Pieces of one of the planes that crashed into the World Trade Center, a mangled antenna from the top of the North Tower, a wallet containing a Sainsbury's reward card, a fire truck with its cab shorn off.

These are some of the artefacts in the National September 11 Memorial Museum, set to open in New York on 21 May.

fire truck
Remains of a New York City Fire Department Ladder Company 3 truck AFP

By turns chilling and heartbreaking, the Ground Zero museum leads people on an unsettling journey through the 9/11 terror attacks. There are scenes of horror, including videos of the skyscrapers collapsing and people falling from them, but there also are symbols of heroism, ranging from damaged fire trucks to the wristwatch of one of the airline passengers who confronted the hijackers.

Visitors enter into an airy pavilion where the rusted tops of two of the World Trade Center's trident-shaped columns shoot upward. From there, museum-goers descend stairs and ramps, passing through a dark corridor filled with the voices of people remembering the day and past the battered "survivors' staircase" which hundreds used to escape the burning towers.
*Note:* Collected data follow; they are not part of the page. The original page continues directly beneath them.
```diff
@@ -852,8 +1321,12 @@
 
 template <int CO, bool FLIP, int BWX, bool GB>
 static void gb_launch(const GBPlan& p, const GBGeom& g, const GBArgs& a) {
-  if (p.pers)
-    hipLaunchKernelGGL((convg_pbrick_kernel<CO, FLIP, BWX, GB>), dim3(p.nwg), dim3(GB_NT), 0, a.s, (const bf16*)a.x,
+  if (p.pers && BWX == 16)
+    hipLaunchKernelGGL((convg_pbrick_kernel<CO, FLIP, 16, GB>), dim3(p.nwg), dim3(GB_NT), 0, a.s, (const bf16*)a.x,
+                       (const bf16*)a.wpk, (bf16*)a.y, (const bf16*)a.res, a.gstat, a.gamma, a.beta, g, p.per, p.nunits,
+                       a.spart);
+  else if (p.pers)
+    hipLaunchKernelGGL((convg_pbrick32_kernel<CO, FLIP, 8, GB>), dim3(p.nwg), dim3(GB_NT), 0, a.s, (const bf16*)a.x,
                        (const bf16*)a.wpk, (bf16*)a.y, (const bf16*)a.res, a.gstat, a.gamma, a.beta, g, p.per, p.nunits,
                        a.spart);
   else
```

At the base level, amid remnants of the skyscrapers' foundations, galleries plunge visitors into the chaos of the attacks: fragments of planes, dust-covered shoes of those who fled the skyscrapers' collapse, damaged firefighters' helmets, and the sounds of emergency radio transmissions and office workers calling loved ones.

The project was marked by construction problems, financial squabbles and disputes over the appropriate way to honour the nearly 3,000 people killed in New York, Washington and the Pennsylvania countryside.